(Your instructions) Return each line below holding the string "RANGE".
>>
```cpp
#ifndef PU_W4_ABL
#define PU_W4_ABL 0
#endif
#ifndef PU_W4_VA
#define PU_W4_VA 2
#endif
#ifndef PU_W4_ITEM_STAMP
#define PU_W4_ITEM_STAMP 0
#endif
#if PU_W4_ITEM_STAMP
constexpr int PU_W4_NBLK = 4096;
__device__ unsigned long long pu_w4_item_buf[PU_W4_NBLK * 8];
__device__ __forceinline__ void w4_item_stamp(int k, unsigned long long v) {
    if (threadIdx.x == 0 && blockIdx.x < PU_W4_NBLK) pu_w4_item_buf[blockIdx.x * 8 + k] = v;
}
#define W4S(k) w4_item_stamp(k, __builtin_amdgcn_s_memtime())
#else
#define W4S(k) ((void)0)
#endif
constexpr int W4_VH = 4 * 3 * 64 * 32;
constexpr int W4_XF = 4 * 2 * 16 * 64;
#ifndef PU_W4_XCH1
// ... 429 lines not shown
                for (int g = 0; g < 4; ++g)
#pragma unroll
                    for (int o = 0; o < 2; ++o) mv[g][o] = epi_ld4(r_msk, o_px + py * o_row + o * o_col + 32u * g);
#pragma unroll
                for (int g = 0; g < 4; ++g) {
                    asm volatile("" :: "v"(bv[g]));
#pragma unroll
                    for (int o = 0; o < 2; ++o) asm volatile("" :: "v"(mv[g][o]));
                }
#pragma unroll
                for (int g = 0; g < 4; ++g)
#pragma unroll
                    for (int o = 0; o < 2; ++o) {
                        f32x4 v = yv(py, o, g);
                        if (p.bias) v += bv[g];
                        if (relu) {
#pragma unroll
                            for (int e = 0; e < 4; ++e) v[e] = fmaxf(v[e], 0.f);
                        }
                        if (msk) {
#pragma unroll
                            for (int e = 0; e < 4; ++e) if (!(mv[g][o][e] > 0.f)) v[e] = 0.f;
                        }
                        epi_st4(r_dst, o_px + py * o_row + o * o_col + 32u * g, v);
                    }
            }
        } else {
            const __amdgpu_buffer_rsrc_t r_acc = uniform_rsrc(dst, accum ? RANGE : 0u);
            const __amdgpu_buffer_rsrc_t r_res = uniform_rsrc(p.resid, p.resid ? RANGE : 0u);
            const __amdgpu_buffer_rsrc_t r_cs = uniform_rsrc(p.cscale, p.cscale ? RANGE : 0u);
            const unsigned o_cs = (unsigned)(b * p.cs_ld + e_n) * 4u;
#pragma unroll
            for (int py = 0; py < 2; ++py) {
                f32x4 bv[4], sv4[4], rv[4][2], mv[4][2], av[4][2];
#pragma unroll
                for (int g = 0; g < 4; ++g) {
                    bv[g] = epi_ld4(r_bias, (unsigned)(e_n + 8 * g) * 4u);
                    sv4[g] = epi_ld4(r_cs, o_cs + 32u * g);
#pragma unroll
                    for (int o = 0; o < 2; ++o) {
                        const unsigned off = o_px + py * o_row + o * o_col + 32u * g;
                        rv[g][o] = epi_ld4(r_res, off);
                        mv[g][o] = epi_ld4(r_msk, off);
                        av[g][o] = epi_ld4(r_acc, off);
                    }
                }
#pragma unroll
                for (int g = 0; g < 4; ++g) {
                    asm volatile("" :: "v"(bv[g]), "v"(sv4[g]));
#pragma unroll
                    for (int o = 0; o < 2; ++o) asm volatile("" :: "v"(rv[g][o]), "v"(mv[g][o]), "v"(av[g][o]));
                }
#pragma unroll
                for (int g = 0; g < 4; ++g)
#pragma unroll
                    for (int o = 0; o < 2; ++o) {
                        f32x4 v = yv(py, o, g);
                        if (p.bias) v += bv[g];
                        if (p.resid) v += rv[g][o];
                        if (relu) {
#pragma unroll
                            for (int e = 0; e < 4; ++e) v[e] = fmaxf(v[e], 0.f);
                        }
                        if (msk) {
#pragma unroll
                            for (int e = 0; e < 4; ++e) if (!(mv[g][o][e] > 0.f)) v[e] = 0.f;
                        }
                        if (p.cscale) v *= sv4[g];
                        if (accum) v += av[g][o];
                        epi_st4(r_dst, o_px + py * o_row + o * o_col + 32u * g, v);
                    }
            }
        }
    } else if (e_ok) {
        float* part = p.part + (long long)kz * p.M * p.N + pix00 * p.N + e_n;
#pragma unroll
        for (int py = 0; py < 2; ++py)
#pragma unroll
            for (int o = 0; o < 2; ++o)
#pragma unroll
                for (int g = 0; g < 4; ++g)
                    *reinterpret_cast<f32x4*>(part + ((long long)py * p.Wo + o) * p.N + 8 * g) = yv(py, o, g);
    }
    W4S(4);
    asm volatile("s_waitcnt vmcnt(0)" ::: "memory");
    W4S(5);
}

struct WinoPackJob {
    const float* w;
    __bf16* out;
    int n, c, dgrad, blocks;
};
constexpr int WINO_MAX_JOBS = 64;
struct WinoPackBatch {
    WinoPackJob job[WINO_MAX_JOBS];
    int count;
};

constexpr int WP_N = 32, WP_C = 64;
constexpr int WP_LD = WP_C * 9 + 1;
__global__ __launch_bounds__(256) void wino_pack_kernel(const WinoPackBatch bt) {
#pragma clang fp contract(off)
    __shared__ float gw[WP_N * WP_LD];
    int j = 0, b0 = 0;
// ... 205 lines not shown
```

Before: 4764 images/s.

## Add per-kernel store cache policies and fused grouped wgrad split-sum finish kernel

Introduces a templated store-policy layer (plain vs write-through sc1 stores, plus buffer-store variants) and threads it through conv epilogues, split-K partial writes, maxpool backward and outconv backward stores. Write-through is enabled by default for maxpool backward and the split-K reduce epilogue, to change how those outputs are placed in the cache hierarchy for the consumers that follow. It also adds a single-kernel finish for grouped wgrad split reduction (G≤16, no bias_mode 2) that sums partial slabs in double in shared memory and writes OIHW directly, replacing the two-pass partial-sum path. The inline asm store with s_nop and the double-precision reduction may add latency.

```diff
diff --git a/plastic-unet_amd/csrc/common.h b/plastic-unet_amd/csrc/common.h
--- a/plastic-unet_amd/csrc/common.h
+++ b/plastic-unet_amd/csrc/common.h
@@ -122,4 +122,33 @@
     __builtin_amdgcn_raw_ptr_buffer_load_lds(r, (lds_void_t*)lds_dst, 16, voff, __builtin_amdgcn_readfirstlane(soff), 0, 0);
 }
 
+constexpr int ST_PLAIN = 0;
+constexpr int ST_WT = 16;
+
+typedef float f32x4 __attribute__((ext_vector_type(4)));
+
+__device__ __forceinline__ __amdgpu_buffer_rsrc_t st_rsrc(const void* base, unsigned bytes) {
+    const unsigned long long b = (unsigned long long)base;
+    const unsigned lo = __builtin_amdgcn_readfirstlane((unsigned)b);
+    const unsigned hi = __builtin_amdgcn_readfirstlane((unsigned)(b >> 32));
+    void* ub = (void*)(((unsigned long long)hi << 32) | lo);
+    return __builtin_amdgcn_make_buffer_rsrc(ub, 0, (int)__builtin_amdgcn_readfirstlane(bytes), 0x00020000);
 }
+template <int POLICY>
+__device__ __forceinline__ void st_buf4(__amdgpu_buffer_rsrc_t r, unsigned voff, unsigned soff, f32x4 v) {
+    typedef unsigned u4 __attribute__((ext_vector_type(4)));
+    __builtin_amdgcn_raw_buffer_store_b128(__builtin_bit_cast(u4, v), r, voff, soff, POLICY);
+}
+template <int POLICY>
+__device__ __forceinline__ void st_buf1(__amdgpu_buffer_rsrc_t r, unsigned voff, unsigned soff, float v) {
+    __builtin_amdgcn_raw_buffer_store_b32(__builtin_bit_cast(unsigned, v), r, voff, soff, POLICY);
+}
+template <int POLICY>
+__device__ __forceinline__ void st_glb4(void* p, f32x4 v) {
+    if constexpr (POLICY == ST_WT)
+        asm volatile("global_store_dwordx4 %0, %1, off sc1\n\ts_nop 1" ::"v"(p), "v"(v) : "memory");
+    else
+        *reinterpret_cast<f32x4*>(p) = v;
+}
+
+}
diff --git a/plastic-unet_amd/csrc/conv_common.h b/plastic-unet_amd/csrc/conv_common.h
--- a/plastic-unet_amd/csrc/conv_common.h
+++ b/plastic-unet_amd/csrc/conv_common.h
@@ -57,6 +57,7 @@
     return true;
 }
 
+template <int POLICY = ST_PLAIN>
 __device__ __forceinline__ void epi_store4(const IgemmParams& p, const EpiRow& r, int n, f32x4 v) {
     float* dst;
     const float* msk;
@@ -86,7 +87,7 @@
     }
     if (p.cscale) v *= *reinterpret_cast<const f32x4*>(p.cscale + (long long)r.b * p.cs_ld + nb);
     if (p.flags & PU_EPI_ACCUM) v += *reinterpret_cast<const f32x4*>(dst + off);
-    *reinterpret_cast<f32x4*>(dst + off) = v;
+    st_glb4<POLICY>(dst + off, v);
 }
 
 typedef __bf16 bf16x8_t __attribute__((ext_vector_type(8)));
diff --git a/plastic-unet_amd/csrc/elementwise.hip b/plastic-unet_amd/csrc/elementwise.hip
--- a/plastic-unet_amd/csrc/elementwise.hip
+++ b/plastic-unet_amd/csrc/elementwise.hip
@@ -17,6 +17,17 @@
 template <> __device__ __forceinline__ void st4<float>(float* p, f32x4 v) { *reinterpret_cast<f32x4*>(p) = v; }
 template <> __device__ __forceinline__ void st4<__bf16>(__bf16* p, f32x4 v) {
     *reinterpret_cast<bf16x4*>(p) = bf16x4{(__bf16)v[0], (__bf16)v[1], (__bf16)v[2], (__bf16)v[3]};
+}
+
+#ifndef PU_ST_MAXPOOL_BWD
+#define PU_ST_MAXPOOL_BWD ST_WT
+#endif
+#ifndef PU_ST_OUTCONV_BWD
+#define PU_ST_OUTCONV_BWD ST_PLAIN
+#endif
+template <int POLICY, typename T> __device__ __forceinline__ void st4_end(T* p, f32x4 v) {
+    if constexpr (sizeof(T) == 4) st_glb4<POLICY>(p, v);
+    else st4(p, v);
 }
 
 __device__ __forceinline__ int ungroup_k(int k, int C, int taps, int G) {
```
<<
(Written response)
            const __amdgpu_buffer_rsrc_t r_acc = uniform_rsrc(dst, accum ? RANGE : 0u);
            const __amdgpu_buffer_rsrc_t r_res = uniform_rsrc(p.resid, p.resid ? RANGE : 0u);
            const __amdgpu_buffer_rsrc_t r_cs = uniform_rsrc(p.cscale, p.cscale ? RANGE : 0u);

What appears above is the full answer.